Figure 1: Rescue dog training in Taiwan: (a) field survey site; (b) Taichung training area.

Figure 2: Training situation and facilities in rocky area.

2.2. Prior art of Strap

There are several ideas of dog lash as follows: Double D-ring rope buckle, LED warning; H-shaped chest for quick-fitting; X-shaped design using breathable fabric, and Y-shaped structure on the front chest. Double leash keep safe of manage reactive dog with a front and back ring. A leash shifts the center of gravity back towards trainer which gives trainer a pivot point [4] without restricting dog’s shoulder for freely searching. Dog is dependent on trainer to explore the sights, trainer have to teach “how to follow lead” or teaching commands through strap.

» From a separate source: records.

# G-U-N/Phased-Consistency-Model

Measured on NVIDIA H100. Metric: distillation steps/sec (SD1.5 PCM-LoRA, bs=8/GPU), higher is better.
Workload: dtype bf16

## Files before the change

pcm_b200/csrc/attn_wg.cu:

```cuda
#include "common.cuh"
#include "wgmma.cuh"
#include "host_common.h"

namespace pcm {

namespace {

constexpr int kAwThreads = 384;
constexpr int kAwStages = 2;
constexpr int kTile = 64 * 128;

struct alignas(64) AttnWgParams {
  CUtensorMap q_map, k_map, v_map;
  bf16* out;
  float* lse;
  int H, Sq, Skv, D;
  long long ldo;
  float c;
};

template <int KB>
__global__ void __launch_bounds__(kAwThreads, 1) attn_fwd_wg_kernel(const __grid_constant__ AttnWgParams p) {
  extern __shared__ uint8_t smem_raw[];
  uint8_t* smem = reinterpret_cast<uint8_t*>((reinterpret_cast<uintptr_t>(smem_raw) + 1023) &
                                             ~static_cast<uintptr_t>(1023));
  uint8_t* sQ = smem;
  uint8_t* sK = sQ + 2 * KB * kTile;
  uint8_t* sV = sK + kAwStages * KB * kTile;
  __shared__ __align__(8) uint64_t q_bar;
  __shared__ __align__(8) uint64_t full_bar[kAwStages];
  __shared__ __align__(8) uint64_t empty_bar[kAwStages];

  const int wg = threadIdx.x >> 7;
  const int b = blockIdx.z, h = blockIdx.y, q0 = blockIdx.x * 128;
  const int nblk = (p.Skv + 63) / 64;
  constexpr uint32_t kv_bytes = 2 * KB * kTile;

  if (threadIdx.x == 0) {
    tma_prefetch_desc(&p.q_map);
    tma_prefetch_desc(&p.k_map);
    tma_prefetch_desc(&p.v_map);
    mbar_init(&q_bar, 1);
    for (int i = 0; i < kAwStages; ++i) {
      mbar_init(&full_bar[i], 1);
      mbar_init(&empty_bar[i], 2);
    }
    fence_barrier_init();
  }
  __syncthreads();
  griddep_sync();

  if (wg == 0) {
    if (threadIdx.x == 0) {
      mbar_arrive_expect_tx(&q_bar, 2 * KB * kTile);
      for (int w = 0; w < 2; ++w)
        for (int kb = 0; kb < KB; ++kb)
          tma_load_3d(sQ + (w * KB + kb) * kTile, &p.q_map, &q_bar, h * p.D + kb * 64, q0 + 64 * w, b);
      for (int j = 0; j < nblk; ++j) {
        const int st = j % kAwStages;
        mbar_wait(&empty_bar[st], ((j / kAwStages) & 1) ^ 1);
        mbar_arrive_expect_tx(&full_bar[st], kv_bytes);
        for (int kb = 0; kb < KB; ++kb) {
          tma_load_3d(sK + (st * KB + kb) * kTile, &p.k_map, &full_bar[st], h * p.D + kb * 64, j * 64, b);
          tma_load_3d(sV + (st * KB + kb) * kTile, &p.v_map, &full_bar[st], h * p.D + kb * 64, j * 64, b);
        }
      }
    }
    return;
  }

  const int cw = wg - 1, et = threadIdx.x & 127, warp = et >> 5, lane = et & 31;
  uint8_t* myQ = sQ + cw * KB * kTile;
  mbar_wait(&q_bar, 0);
  if (p.D < KB * 64) {
    const int c0 = p.D >> 3, nch = KB * 8;
    for (int i = et; i < 64 * nch; i += 128) {
      const int row = i / nch, ch = i - row * nch;
      if (ch < c0) continue;
      const uint32_t a = smem_u32(myQ + (ch >> 3) * kTile) + row * 128 + (((ch & 7) ^ (row & 7)) << 4);
      sts128(a, 0u, 0u, 0u, 0u);
    }
    fence_proxy_async();
  }
  asm volatile("bar.sync %0, 128;" ::"r"(1 + cw) : "memory");

  float o[KB][32];
#pragma unroll
  for (int kb = 0; kb < KB; ++kb)
#pragma unroll
    for (int i = 0; i < 32; ++i) o[kb][i] = 0.f;
  float m_run[2] = {-INFINITY, -INFINITY}, l_run[2] = {0.f, 0.f};
  const uint32_t q_addr = smem_u32(myQ);

  for (int j = 0; j < nblk; ++j) {
    const int st = j % kAwStages;
    mbar_wait(&full_bar[st], (j / kAwStages) & 1);
    const uint32_t k_addr = smem_u32(sK + st * KB * kTile);
    const uint32_t v_addr = smem_u32(sV + st * KB * kTile);
    float s[32];
    wgmma_fence();
#pragma unroll
    for (int kb = 0; kb < KB; ++kb)
#pragma unroll
      for (int k = 0; k < 4; ++k)
        Wgmma<64, 0, 0>::mma(s, wgmma_desc_sw128(q_addr + kb * kTile + k * 32, 16, 1024),
                             wgmma_desc_sw128(k_addr + kb * kTile + k * 32, 16, 1024), (kb | k) != 0 ? 1u : 0u);
    wgmma_commit();
    wgmma_wait<0>();
    wgmma_fence_acc(s);

    const int kbase = j * 64 + 2 * (lane & 3);
    float mx[2] = {-INFINITY, -INFINITY};
#pragma unroll
    for (int i = 0; i < 32; ++i) {
      const int key = kbase + 8 * (i >> 2) + (i & 1);
      const float v = key < p.Skv ? s[i] * p.c : -INFINITY;
      s[i] = v;
      mx[(i >> 1) & 1] = fmaxf(mx[(i >> 1) & 1], v);
    }
    float alpha[2];
#pragma unroll
    for (int r = 0; r < 2; ++r) {
      mx[r] = fmaxf(mx[r], __shfl_xor_sync(0xffffffffu, mx[r], 1));
      mx[r] = fmaxf(mx[r], __shfl_xor_sync(0xffffffffu, mx[r], 2));
      const float mn = fmaxf(m_run[r], mx[r]);
      alpha[r] = exp2f(m_run[r] - mn);
      m_run[r] = mn;
    }
    float rs[2] = {0.f, 0.f};
    uint32_t pa[4][4];
#pragma unroll
    for (int i = 0; i < 32; i += 2) {
      const int r = (i >> 1) & 1;
      const float p0 = exp2f(s[i] - m_run[r]), p1 = exp2f(s[i + 1] - m_run[r]);
      rs[r] += p0 + p1;
      pa[i >> 3][(i & 7) >> 1] = pack_bf16x2(p0, p1);
    }
#pragma unroll
    for (int r = 0; r < 2; ++r) l_run[r] = l_run[r] * alpha[r] + rs[r];
#pragma unroll
    for (int kb = 0; kb < KB; ++kb)
#pragma unroll
      for (int i = 0; i < 32; ++i) o[kb][i] *= alpha[(i >> 1) & 1];

    wgmma_fence();
#pragma unroll
    for (int kk = 0; kk < 4; ++kk)
#pragma unroll
      for (int kb = 0; kb < KB; ++kb)
        wgmma_rs_m64n64<1>(o[kb], pa[kk], wgmma_desc_sw128(v_addr + kb * kTile + kk * 2048, kTile, 1024), 1u);
    wgmma_commit();
    wgmma_wait<0>();
#pragma unroll
    for (int kb = 0; kb < KB; ++kb) wgmma_fence_acc(o[kb]);
    __syncwarp();
    if (et == 0) mbar_arrive(&empty_bar[st]);
  }

#pragma unroll
  for (int r = 0; r < 2; ++r) {
    l_run[r] += __shfl_xor_sync(0xffffffffu, l_run[r], 1);
    l_run[r] += __shfl_xor_sync(0xffffffffu, l_run[r], 2);
  }
  const int row0 = q0 + 64 * cw + 16 * warp + (lane >> 2);
#pragma unroll
  for (int r = 0; r < 2; ++r) {
    const int row = row0 + 8 * r;
    if (row >= p.Sq) continue;
    const float inv = 1.f / l_run[r];
    bf16* orow = p.out + (static_cast<long long>(b) * p.Sq + row) * p.ldo + h * p.D;
#pragma unroll
    for (int kb = 0; kb < KB; ++kb)
#pragma unroll
      for (int q = 0; q < 8; ++q) {
        const int col = kb * 64 + 8 * q + 2 * (lane & 3);
        if (col < p.D)
          *reinterpret_cast<uint32_t*>(orow + col) =
              pack_bf16x2(o[kb][4 * q + 2 * r] * inv, o[kb][4 * q + 2 * r + 1] * inv);
      }
    if ((lane & 3) == 0 && p.lse) p.lse[(static_cast<long long>(b) * p.H + h) * p.Sq + row] = m_run[r] + log2f(l_run[r]);
  }
}

struct alignas(64) AttnBwdParams {
  CUtensorMap fix0_map, fix1_map;
  CUtensorMap str0_map, str1_map;
  const float *lse, *delta;
  bf16 *out0, *out1;
  long long ld0, ld1;
  int H, Sq, Skv, D;
  int n_fix, n_str;
  float c, scale;
};

template <bool KV>
__global__ void __launch_bounds__(kAwThreads, 1) attn_bwd_wg_kernel(const __grid_constant__ AttnBwdParams p) {
  extern __shared__ uint8_t smem_raw[];
  uint8_t* smem = reinterpret_cast<uint8_t*>((reinterpret_cast<uintptr_t>(smem_raw) + 1023) &
                                             ~static_cast<uintptr_t>(1023));
  uint8_t* sF = smem;
  uint8_t* sS = sF + 4 * kTile;
  __shared__ __align__(8) uint64_t f_bar;
// ... 108 lines not shown
#pragma unroll
      for (int e = 0; e < 2; ++e) {
        const int col = 8 * (i >> 2) + 2 * (lane & 3) + e;
        float l, d;
        bool ok;
        if (KV) {
          l = lc[2 * (i >> 2) + e];
          d = dc[2 * (i >> 2) + e];
          ok = rvalid[r];
        } else {
          l = lrow[r];
          d = drow[r];
          ok = j * 64 + col < p.Skv;
        }
        pv[e] = ok ? exp2f(s[i + e] * p.c - l) : 0.f;
        g[e] = pv[e] * (dp[i + e] - d);
      }
      pa[i >> 3][(i & 7) >> 1] = pack_bf16x2(pv[0], pv[1]);
      dsa[i >> 3][(i & 7) >> 1] = pack_bf16x2(g[0], g[1]);
    }
    wgmma_fence();
#pragma unroll
    for (int kk = 0; kk < 4; ++kk) {
      wgmma_rs_m64n64<1>(acc0, dsa[kk], wgmma_desc_sw128(s0 + kk * 2048, kTile, 1024), 1u);
      if (KV) wgmma_rs_m64n64<1>(acc1, pa[kk], wgmma_desc_sw128(s1 + kk * 2048, kTile, 1024), 1u);
    }
    wgmma_commit();
    wgmma_wait<0>();
    wgmma_fence_acc(acc0);
    wgmma_fence_acc(acc1);
    __syncwarp();
    if (et == 0) mbar_arrive(&empty_bar[st]);
  }
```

Sokolowski explored 3D hand grip shape for dog walking which captured from civilian’s [5] to fulfill product design perspective. Both cognitive and physical abilities help a successful handler design [6]. Figure 3 reveals an ergonomic X-strap dog harness. The traction belt is smooth and evenly bears multi-directional forces. Another design is an enhanced retractable leash [7] which provides multiple handles for controlling the movement. Plastic buckles are utilized with Velcro straps which eliminate the leash pulling forces at the dog’s center of mass (middle chest) area.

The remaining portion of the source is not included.